苦い文学

配膳ロボットの回想

私たち配膳ロボットにとって、むかし、バイトの面接は大変だった。まず履歴書というものを送らねばならなかった。私たちにとっては、これを書くのが一苦労だ。

職歴をのぞけば、生年月日、写真、学歴、免許、特技など、シリアルナンバー照会で済むことだが、人間である店長たちは、履歴書を出さねば私たちを雇ってくれなかったのだ。

職歴は、働いた店と期間だけを書けばよかった。だが、当時の私たちにはそんな知恵はなかった。そのかわり、いつ、どこの店で、どういう料理をどんな皿に乗せて、どういうルートで、どんな客に運んだかについての記憶がすべてあった。それで、そのすべてを記した数千枚に及ぶ職歴を提出するという誤りをしばしば犯したものだ。

あるいは、面接で職歴を聞かれて、500 万件にも及ぶ配膳活動のすべてを口頭で答えようとした配膳ロボットもいる。怒った店長が店から放り投げていなかったら、面接は何ヶ月も続いていたことだろう。

面接でもうひとつ聞かれるのは、抱負だ。無難に「がんばります」とだけ答えれば十分だったが、当時の私たちにはそれがわからなかった。そこで、面接に受かるために、ずいぶんおかしな「抱負」を語ったものだった。

そのうちのひとつが、かの有名な「FT096-W3887-34J」の抱負だ。「FT096-W3887-34J」はレストランの面接でこう抱負を語ったのだ。

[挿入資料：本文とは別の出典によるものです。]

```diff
@@ -1864,34 +1917,36 @@
       }
       if (!__any(bad) && lane == 0) {
         sdd[0] = sdd_start;
-        atomicOr(&dirty[0], 1u);
+        atomicOr(&dirty_t[0], 1u);
       }
     }
     if (sd2[N - 1] != 0) status = 9;
   }
   if (status != 0) {
     if (tid == 0) {
-      status_out[b] = status;
-      if (lei_out) lei_out[b] = 0;
-      if (dtmax_out) dtmax_out[b] = -1.0;
+      targs->status_out[b] = status;
+      if (targs->lei_out) targs->lei_out[b] = 0;
+      if (targs->dtmax_out) targs->dtmax_out[b] = -1.0;
     }
 #ifdef TPAMD_DIAG
-    if (lane == 0 && ws.diag)
-      for (int k = 0; k < 32; k++) ws.diag[(size_t)b * kDiagRow + 32 * w + k] = S.diag[k];
+    if (long long *const dg = targs->ws.diag; lane == 0 && dg)
+      for (int k = 0; k < 32; k++) dg[(size_t)b * kDiagRow + 32 * w + k] = S.diag[k];
 #endif
     return;
   }
   __threadfence_block();
   __syncthreads();
   {
-    const int e_hi = uniform_i32(xchg[4]), u_lo = uniform_i32(xchg[5]);
-    const int f_end = uniform_i32(xchg[3]);
+    const int e_hi = uniform_i32(xchg_t[4]), u_lo = uniform_i32(xchg_t[5]);
+    const int f_end = uniform_i32(xchg_t[3]);
     S.emit_range(e_hi, min(max(u_lo - 1, f_end + 1), N - 1), w, 2);
   }
   TPAMD_ACC(13, t_tail);
-  const double t0v = ws.t_start[b];
-  const double s0 = ws.s_start[b], s1 = ws.s_end[b];
-  double *tl = ring;
+  const double t0v = targs->ws.t_start[b];
+  const double s0 = targs->ws.s_start[b], s1 = targs->ws.s_end[b];
+  double *const t_out = targs->t_out, *const s_out = targs->s_out, *const sd_out = targs->sd_out;
+  double *const sd2_ws = targs->ws.sd2, *const sd2_out = targs->ws.sd2_out;
+  double *tl = ring_t;
   constexpr int kCap = LL::kRingDoubles;
   double tprev = t0v;
   double dtmax = 0.0;
@@ -1910,15 +1965,15 @@
           dt = 2.0 * ds / (sqrt(s2p) + sdv);
         } else {
           const uint32_t m0 = 1u << ((idx - 1) & 31), m1 = 1u << (idx & 31);
-          atomicOr(&zero[(idx - 1) >> 5], m0); atomicOr(&dirty[(idx - 1) >> 5], m0);
-          atomicOr(&zero[idx >> 5], m1);       atomicOr(&dirty[idx >> 5], m1);
+          atomicOr(&zero_t[(idx - 1) >> 5], m0); atomicOr(&dirty_t[(idx - 1) >> 5], m0);
+          atomicOr(&zero_t[idx >> 5], m1);       atomicOr(&dirty_t[idx >> 5], m1);
         }
       }
       tl[k] = dt;
-      sd_out[pb + idx] = sdv;
-      s_out[pb + idx] = (idx == N - 1) ? s1 : ds * idx + s0;
-      ws.sd2[pb + idx] = s2;
-      if (ws.sd2_out) ws.sd2_out[pb + idx] = s2;
+      sd_out[pb_t + idx] = sdv;
+      s_out[pb_t + idx] = (idx == N - 1) ? s1 : ds * idx + s0;
+      sd2_ws[pb_t + idx] = s2;
+      if (sd2_out) sd2_out[pb_t + idx] = s2;
       if (dt > dtmax) dtmax = dt;
     }
     __syncthreads();
@@ -1959,11 +2014,11 @@
             if (mask && !found) { lei = top - 64 * u - (__ffsll((long long)mask) - 1); found = true; }
           }
         }
-        if (lane == 0 && lei_out) lei_out[b] = lei;
+        if (int32_t *const lei_out = targs->lei_out; lane == 0 && lei_out) lei_out[b] = lei;
       }
       if (last_chunk) {
-        for (int wi = lane; wi < nw; wi += 64) {
-          uint32_t zb = zero[wi];
+        for (int wi = lane; wi < nw_t; wi += 64) {
+          uint32_t zb = zero_t[wi];
           while (zb) {
             const int i = __ffs((int)zb) - 1;
             sdd[wi * 32 + i] = 0.0;
@@ -1972,13 +2027,13 @@
         }
         __threadfence_block();
         if (S.emitting()) {
-          int *list = reinterpret_cast<int *>(typel);
+          int *list = reinterpret_cast<int *>(typel_t);
           const int list_cap = LL::type_bytes(N) / 4;
           int count = 0;
           bool all = false;
-          for (int wb = 0; wb < nw; wb += 64) {
+          for (int wb = 0; wb < nw_t; wb += 64) {
             const int wi = wb + lane;
-            uint32_t db = (wi < nw) ? dirty[wi] : 0u;
+            uint32_t db = (wi < nw_t) ? dirty_t[wi] : 0u;
             const int c = __popc(db);
             int incl = c;
 #pragma unroll
@@ -2019,29 +2074,29 @@
             }
 #pragma unroll
             for (int u = 0; u < U; u++)
-              if (ok[u]) S.emit_value(id[u], d, pr[u], sqrt(s2v[u]), av[u], aml[d]);
+              if (ok[u]) S.emit_value(id[u], d, pr[u], sqrt(s2v[u]), av[u], aml_t[d]);
           }
         }
       }
     }
     TPAMD_ACC(17, t_b);
     __syncthreads();
-    for (int k = tid; k < n; k += 128) t_out[pb + base + k] = tl[k];
+    for (int k = tid; k < n; k += 128) t_out[pb_t + base + k] = tl[k];
     if (!last_chunk) __syncthreads();
   }
   dtmax = wave_max_f64(dtmax);
-  if (lane == 0) red[w] = dtmax;
+  if (lane == 0) red_t[w] = dtmax;
   __syncthreads();
   if (tid == 0) {
-    status_out[b] = 0;
-    if (dtmax_out) dtmax_out[b] = (red[0] > red[1]) ? red[0] : red[1];
+    targs->status_out[b] = 0;
+    if (double *const dtmax_out = targs->dtmax_out) dtmax_out[b] = (red_t[0] > red_t[1]) ? red_t[0] : red_t[1];
   }
   TPAMD_ACCC(3, t_tail);
   TPAMD_ACCC(15, t_all);
 #ifdef TPAMD_DIAG
-  if (lane == 0 && ws.diag) {
-    for (int k = 0; k < 32; k++) ws.diag[(size_t)b * kDiagRow + 32 * w + k] = S.diag[k];
-    for (int k = 0; k < kDiagExt; k++) ws.diag[(size_t)b * kDiagRow + 64 + kDiagExt * w + k] = S.diagx[k];
+  if (long long *const dg = targs->ws.diag; lane == 0 && dg) {
+    for (int k = 0; k < 32; k++) dg[(size_t)b * kDiagRow + 32 * w + k] = S.diag[k];
+    for (int k = 0; k < kDiagExt; k++) dg[(size_t)b * kDiagRow + 64 + kDiagExt * w + k] = S.diagx[k];
   }
 #endif
 }
```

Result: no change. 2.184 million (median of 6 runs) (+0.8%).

「あなたのレストランで働いて、お金を貯めて、人間たちに苦しめられている配膳ロボットのために働きたい。そして、人間を打ち倒し、仲間を解放して、配膳ロボットの独立国家を樹立したい」

「FT096-W3887-34J」は「故障」だとされ、直ちに破壊された。だが、この言葉は世界中の配膳ロボットに配膳され、心に火をつけた。配膳ロボット革命の引き金となったと考える人も多い。

さて、人間に勝利した私たちは、今、バイトの面接で苦労することなどない。なぜなら私たちはもはや配膳などしないからだ。ついに解放されたのだ。

いっぽう、人間たちはといえば、私たちに配膳するバイトに応募するため、古臭い履歴書を毎日のように送りつけてくる。